We have no 2nd round pick.

You're "uncle" should've told you that!:grinning:


----------



## thefuture2 (May 2, 2004)

> Originally posted by <b>Mongolmike</b>!
> 
> 
> We have no 2nd round pick.
> ...


LOL that was nice..I'll give you that one. :laugh: :laugh:


----------



## Nevus (Jun 3, 2003)

If the Cavs traded some guys for a pick to take Luke Jackson with, I would be thrilled.


----------



## Starks (Feb 22, 2004)

> Originally posted by <b>Nevus</b>!
> If the Cavs traded some guys for a pick to take Luke Jackson with, I would be thrilled.

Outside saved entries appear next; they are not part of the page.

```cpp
template <int W> PIH_HD real rec4(const real4* q) { constexpr int c = W % 4; return c == 0 ? q[W / 4].x : c == 1 ? q[W / 4].y : c == 2 ? q[W / 4].z : q[W / 4].w; }
template <int W> PIH_HD V3 rec4v(const real4* q) { return mk(rec4<W>(q), rec4<W + 1>(q), rec4<W + 2>(q)); }
constexpr int FR = NMOT + 3 * MERGED_CONTACTS;
PIH_HD int pgs_rows(Wave& w, Shared& sh, const Params& P) {
  const int nc = __builtin_amdgcn_readfirstlane(sh.nc);
  w.sync();
  const int lane = w.lane();
  const bool hasarm = __builtin_amdgcn_readfirstlane(sh.nca) != 0;
  real J[ND];
  {
    const bool ismotor = lane < NMOT;
    const int row = ismotor ? 0 : lane - NMOT, c = row / 3, k = row - 3 * c;
    const bool live = !ismotor && c < nc;
    int la = -1, lb = -1; V3 p = mk(0, 0, 0), dir = mk(0, 0, 0); bool ang = false;
    if (live) { la = sh.c_la[c]; lb = sh.c_lb[c]; const real* R = sh.b.crec[c]; p = ld3(R + CR_P); dir = ld3(R + CR_DIR0 + CR_KSTRIDE * k); ang = R[CR_ANG] != 0; }
    const int md = lane < 9 ? lane : 15 + (lane - 9);
    if (!hasarm) {
// ... 49 lines not shown
  else {
    const int row = lane - NMOT, c = row / 3, k = row - 3 * c;
    if (c < nc) {
      const real* R = sh.b.crec[c];
      di = R[CR_DINV0 + CR_KSTRIDE * k]; rhs = R[CR_RHS + k]; thr = R[CR_THRESH + k]; cmu = R[CR_MU]; cfl = R[CR_FLOOR];
      if (k == 0) { lbv = R[CR_LB]; ubv = PIH_BIG; lam0 = sh.r_lam[3 * c]; }
    }
  }
#pragma unroll
  for (int i = 0; i < FR; i++) { A[i] = (lane == i && lane >= 9 ? (real)1 : (real)0) - di * A[i]; }
  real* const Bn = A;
  unsigned angmask = 0;
#pragma unroll
  for (int c = 0; c < MERGED_CONTACTS; c++) if (c < nc && sh.b.crec[c][CR_MU] < 0) angmask |= 1u << c;
  angmask = (unsigned)__builtin_amdgcn_readfirstlane((int)angmask);
  bool skip7 = true;
  {
    const real dt = P.dt;
#pragma unroll
    for (int j = 0; j < 7; j++) {
      const real q = sh.S[PIH_S_QARM + j], uj = sh.u[j];
      const real vt = sh.mrec[j][MR_RHS] * sh.lrec[j][LR_JW] + uj;
      const real plo = q - L_LO[j], phi = L_HI[j] - q;
      const real vlo = plo > 0 ? -plo / dt : -P.erp * plo / dt, vhi = phi > 0 ? -phi / dt : -P.erp * phi / dt;
      const real tol = (real)1e-4 * ((real)1 + absr(vt) + absr(uj) + absr(vlo) + absr(vhi));
      skip7 = skip7 && (vt - vlo > tol) && (-vhi - vt > tol);
    }
    skip7 = skip7 && sh.mrec[0][MR_IMP] >= (real)100;
    skip7 = __builtin_amdgcn_readfirstlane((int)skip7) != 0;
  }
  real armlim = sh.mrec[0][MR_IMP];
#pragma unroll
  for (int j = 1; j < 7; j++) armlim = sh.mrec[j][MR_IMP] < armlim ? sh.mrec[j][MR_IMP] : armlim;
  if (lane < 9) sh.lrec[lane][LR_JWDINV] = sh.lrec[lane][LR_JW] * sh.mrec[lane][MR_DINV];
  w.sync();
  real ind[NMOT];
  real bown = 0;
  const bool spec = __builtin_amdgcn_readfirstlane((int)P.nospec) == 0;
  if (spec) {
#pragma unroll
    for (int g = 0; g < NMOT; g++) {
      if (g == 7 || g == 8) { ind[g] = 0; continue; }
      const bool own = lane == g;
      ind[g] = own ? (real)1 : (real)0;
      if (g >= 9) { bown = own ? Bn[g] : bown; Bn[g] -= ind[g]; }
      __asm__ volatile("" : "+v"(ind[g]));
    }
  } else {
#pragma unroll
    for (int g = 0; g < NMOT; g++) ind[g] = 0;
  }
  real lam_a[9], lam_lo[9], lam_hi[9], lamr[NMOT];
  real lam = 0, z = 0;
// ... 153 lines not shown
  w.sync();
  return it;
}

PIH_HD int pgs_rows2(Wave& w, Shared& sh, const Params& P, const Ovf& ov, const MotorW& mw) {
  const int nc = __builtin_amdgcn_readfirstlane(sh.nc);
  w.sync();
  const int lane = w.lane();
  constexpr int D = 12;
  real* const Bg = ov.base + OVF_B_OFF + 2 * lane;
  static_assert(OVF_MW_WORDS + OVF_PAD_WORDS >= D * 128, "the ring reads D columns past the streamed-column area");
  const unsigned l8 = (unsigned)lane * 8u;
  struct RowC { real di, rhs, thr, lb, ub, mu, fl, lam0; };
  auto rowconst = [&](int g) __attribute__((always_inline)) -> RowC {
    RowC r; r.di = 0; r.rhs = 0; r.thr = PIH_BIG; r.lb = 0; r.ub = 0; r.mu = 0; r.fl = 0; r.lam0 = 0;
    if (g < 9) r.di = sh.mrec[g][MR_DINV];
    else if (g < NMOT) { r.di = sh.mrec[g][MR_DINV]; r.rhs = sh.mrec[g][MR_RHS]; r.thr = sh.mrec[g][MR_THRESH]; r.ub = sh.mrec[g][MR_IMP]; r.lb = -r.ub; }
    else {
      const int row = g - NMOT, c = row / 3, k = row - 3 * c;
      if (c < nc) {
        const real* R = crec_of(sh, ov, c);
        r.di = R[CR_DINV0 + CR_KSTRIDE * k]; r.rhs = R[CR_RHS + k]; r.thr = R[CR_THRESH + k]; r.mu = R[CR_MU]; r.fl = R[CR_FLOOR];
        if (k == 0) { r.lb = R[CR_LB]; r.ub = PIH_BIG; r.lam0 = sh.r_lam[3 * c]; }
      }
    }
    return r;
  };
  const RowC c0 = rowconst(lane), c1 = rowconst(64 + lane);
  pk2 BB[KREG];
  {
    const int row0 = lane - NMOT, row1 = 32 + lane;
// ... 84 lines not shown
      column(cb, [&](int o) __attribute__((always_inline)) { return pk_pack(wr[o], wr[o + 1]); });
    }
    typedef const real __attribute__((address_space(1)))* grp;
#pragma unroll 1
    for (int cb = CL; cb < nc; cb++) {
      const grp wr = (grp)(ov.base + (size_t)(3 * (cb - CL)) * WPS);
      column(cb, [&](int o) __attribute__((always_inline)) { return pk_pack(wr[o], wr[o + 1]); });
    }
  }
#pragma unroll
  for (int q = NMOT; q < KREG; q++) if (q >= NMOT + 3 * nc) BB[q] = 0;
  unsigned angmask = 0;
  for (int c = 0; c < nc; c++) { const real* R = crec_of(sh, ov, c); if (R[CR_MU] < 0) angmask |= 1u << c; }
  angmask = (unsigned)__builtin_amdgcn_readfirstlane((int)angmask);
  if (lane < 9) sh.lrec[lane][LR_JWDINV] = sh.lrec[lane][LR_JW] * sh.mrec[lane][MR_DINV];
  __threadfence_block();
  w.sync();
  real lam0 = c0.lam0, lam1 = c1.lam0, z0, z1;
  real lam_a[9], lam_lo[9], lam_hi[9];
#pragma unroll
  for (int j = 0; j < 9; j++) { lam_a[j] = 0; lam_lo[j] = 0; lam_hi[j] = 0; }
  z0 = c0.rhs + wv0; z1 = c1.rhs + wv1;
  auto iterate = [&](auto CHECKTAG, auto WELDTAG) __attribute__((always_inline)) -> bool {
    constexpr bool CHECK = decltype(CHECKTAG)::value;
    constexpr bool WELD = decltype(WELDTAG)::value;
    unsigned long long busy = 0;
    __asm__ volatile("" ::: "memory");
    typedef const char __attribute__((address_space(1)))* gcp;
    typedef const pk2 __attribute__((address_space(1)))* gpp;
    gcp colp = (gcp)(ov.base + OVF_B_OFF);
    __asm__ volatile("" : "+s"(colp));
    auto ldcol = [&](int sidx) __attribute__((always_inline)) -> pk2 { return *(gpp)(colp + (size_t)sidx * 512 + l8); };
    pk2 rr[D];
#pragma unroll
    for (int s = 0; s < D; s++) rr[s] = ldcol(s);
    constexpr int PF = 2;
    real4 pa4[PF], pl4[PF];
#pragma unroll
    for (int k = 0; k < PF; k++) { pa4[k] = *reinterpret_cast<const real4*>(sh.mrec[k]); pl4[k] = *reinterpret_cast<const real4*>(sh.lrec[k]); }
    real za = z0; pk2 zp1 = pk_pack(z0, z1);
#pragma unroll
    for (int j = 0; j < PIH_OBJ_NJ; j++) {
      if (j < 9) {
        const real4 ca = pa4[j % PF], cl = pl4[j % PF];
        if (j + PF < 9) { pa4[j % PF] = *reinterpret_cast<const real4*>(sh.mrec[j + PF]); pl4[j % PF] = *reinterpret_cast<const real4*>(sh.lrec[j + PF]); }
        const real rh = rec4<MR_RHS>(&ca), th = rec4<MR_THRESH>(&ca), lim = rec4<MR_IMP>(&ca);
        const real lor = rec4<LR_LO>(&cl), hir = rec4<LR_HI>(&cl), wd = rec4<LR_JWDINV>(&cl);
        real y = -rdlane(za, j);
        real sum = lam_a[j] + (rh - y);
        sum = med3_(sum, -lim, lim);
        const real dl = sum - lam_a[j]; lam_a[j] = sum;
        if (CHECK) busy |= __ballot(absr(dl) > th);
        y += dl * wd;
        real s2 = lam_lo[j] + (lor - y); s2 = max_(s2, (real)0);
        const real d2 = s2 - lam_lo[j]; lam_lo[j] = s2;
        if (CHECK) busy |= __ballot(absr(d2) > th);
        y += d2 * wd;
        real s3 = lam_hi[j] + (hir + y); s3 = max_(s3, (real)0);
        const real d3 = s3 - lam_hi[j]; lam_hi[j] = s3;
        if (CHECK) busy |= __ballot(absr(d3) > th);
        const real tot = dl + d2 - d3;
        za += pk_lo(BB[j]) * tot; zp1 = pk_pack(pk_lo(zp1), pk_hi(zp1) + pk_hi(BB[j]) * tot);
      }
      const int g = 9 + j;
      real dlv;
      gs_row2_bounded(zp1, pk_lo(zp1), BB[g], c0.ub, lam0, g, dlv);
      if (CHECK) busy |= __ballot(absr(dlv) > c0.thr) & (1ull << g);
    }
    pk2 zz = pk_pack((za + pk_lo(zp1)) - z0, pk_hi(zp1));
    int ncl = nc; unsigned am = angmask;
    unsigned l8c = l8;
    gcp colq = colp + D * 512;
    __asm__ volatile("" : "+s"(colq));
#pragma unroll
    for (int c = 0; c < HC; c++) {
      __asm__ volatile("" : "+s"(ncl), "+s"(am), "+v"(l8c));
      if (c >= ncl) break;
      const int g0 = NMOT + 3 * c;
      pk2 bb[3];
#pragma unroll
      for (int k = 0; k < 3; k++) {
        const int sc = g0 + k - KREG;
        bb[k] = rr[sc % D];
        rr[sc % D] = *(gpp)(colq + ((c & 1) * 3 + k) * 512 + l8c);
// ... 6 lines not shown
      if (g0 < 64) { gs_row2_normal(zz, pk_lo(zz), bb[0], c0.lb, lam0, g0, dl, s0); if (CHECK) busy |= __ballot(absr(dl) > c0.thr) & (1ull << g0); }
      else { gs_row2_normal(zz, pk_hi(zz), bb[0], c1.lb, lam1, g0 - 64, dl, s0); if (CHECK) busy |= __ballot(absr(dl) > c1.thr) & (1ull << (g0 - 64)); }
      const int s0i = __builtin_bit_cast(int, s0), weld = WELD ? (int)((am >> c) & 1u) : 0;
      if (WELD ? (s0i > weld ? s0i : weld) > 0 : s0i > 0) {
        auto friction = [&](int g, pk2 col) __attribute__((always_inline)) {
          if (g < 64) { const real h0 = max_(c0.mu * s0, c0.fl); gs_row2_friction(zz, pk_lo(zz), col, h0, lam0, g, dl); if (CHECK) busy |= __ballot(absr(dl) > c0.thr) & (1ull << g); }
          else { const real h1 = max_(c1.mu * s0, c1.fl); gs_row2_friction(zz, pk_hi(zz), col, h1, lam1, g - 64, dl); if (CHECK) busy |= __ballot(absr(dl) > c1.thr) & (1ull << (g - 64)); }
        };
        friction(g0 + 1, bb[1]);
        friction(g0 + 2, bb[2]);
      }
    }
    z0 = pk_lo(zz); z1 = pk_hi(zz);
    return CHECK && busy == 0;
  };
  int it;
  if (angmask != 0) it = pgs_iteration_loop<false>(P.iters, P.checkstride, [&]() __attribute__((always_inline)) { return iterate(std::true_type{}, std::true_type{}); }, [&]() __attribute__((always_inline)) { return iterate(std::false_type{}, std::true_type{}); });
  else it = pgs_iteration_loop<false>(P.iters, P.checkstride, [&]() __attribute__((always_inline)) { return iterate(std::true_type{}, std::false_type{}); }, [&]() __attribute__((always_inline)) { return iterate(std::false_type{}, std::false_type{}); });
  if (lane == 0) sh.S[PIH_S_SOLVER] = 5;
  if (lane >= NMOT && lane < NMOT + 3 * nc) sh.r_lam[lane - NMOT] = lam0;
  if (32 + lane < 3 * nc) sh.r_lam[32 + lane] = lam1;
  if (lane >= 9 && lane < NMOT) sh.mrec[lane][MR_LAM] = lam0;
#pragma unroll
  for (int j = 0; j < 9; j++) if (lane == 0) sh.mrec[j][MR_LAM] = lam_a[j] + lam_lo[j] - lam_hi[j];
  w.sync();
  {
    const int d = lane, dw = d < ND ? d : ND;
    real du = 0;
#pragma unroll
    for (int j = 0; j < PIH_OBJ_NJ; j++) {
      du += Mg[j * 64] * (d < 9 ? (j < 9 ? sh.mrec[j][MR_LAM] : (real)0) : sh.mrec[9 + j][MR_LAM]);
    }
    {
// ... 168 lines not shown
```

Luke would fit in nicely with this squad. He can definitely shoot.


----------



## 22ryno (Mar 17, 2003)

What about a trade that sent Wagner, Ollie, and # 10 for Jazz 14 and 16. With Fourteen take Luke Jackson. With 16 take Sebastian Telfair. This works right.


----------



## Nevus (Jun 3, 2003)

> What about a trade that sent Wagner, Ollie, and # 10 for Jazz 14 and 16. With Fourteen take Luke Jackson. With 16 take Sebastian Telfair. This works right.


Something like that would be great. I would consider that a huge draft success.


----------



## remy23 (Aug 15, 2002)

Next week workouts include Jameer Nelson (St. Joseph's), Kirk Snyder (Nevada), Lionel Chalmers (Xavier), Chris Duhon (Duke), *Josh Childress* (Stanford), J.R. Smith (St. Benedict High School, N.J.) and Josh Smith (Oak Hill Academy).

Source: The Plain Dealer

----

Josh Smith will work out with the team but I doubt he will be available by the 10th pick. Childress could last until the 10th pick but some teams have shown interest in him and he could be gone too. With the "Let's join James-Telfair" campaign underways, I doubt Cleveland would take a PG that isn't Telfair himself (which probably eliminates Nelson, Duhon).


----------



## Nevus (Jun 3, 2003)

I'm a big fan of Jameer Nelson. I want to hear how his workout with the Cavs goes... I think he could be great for the Cavs too.


----------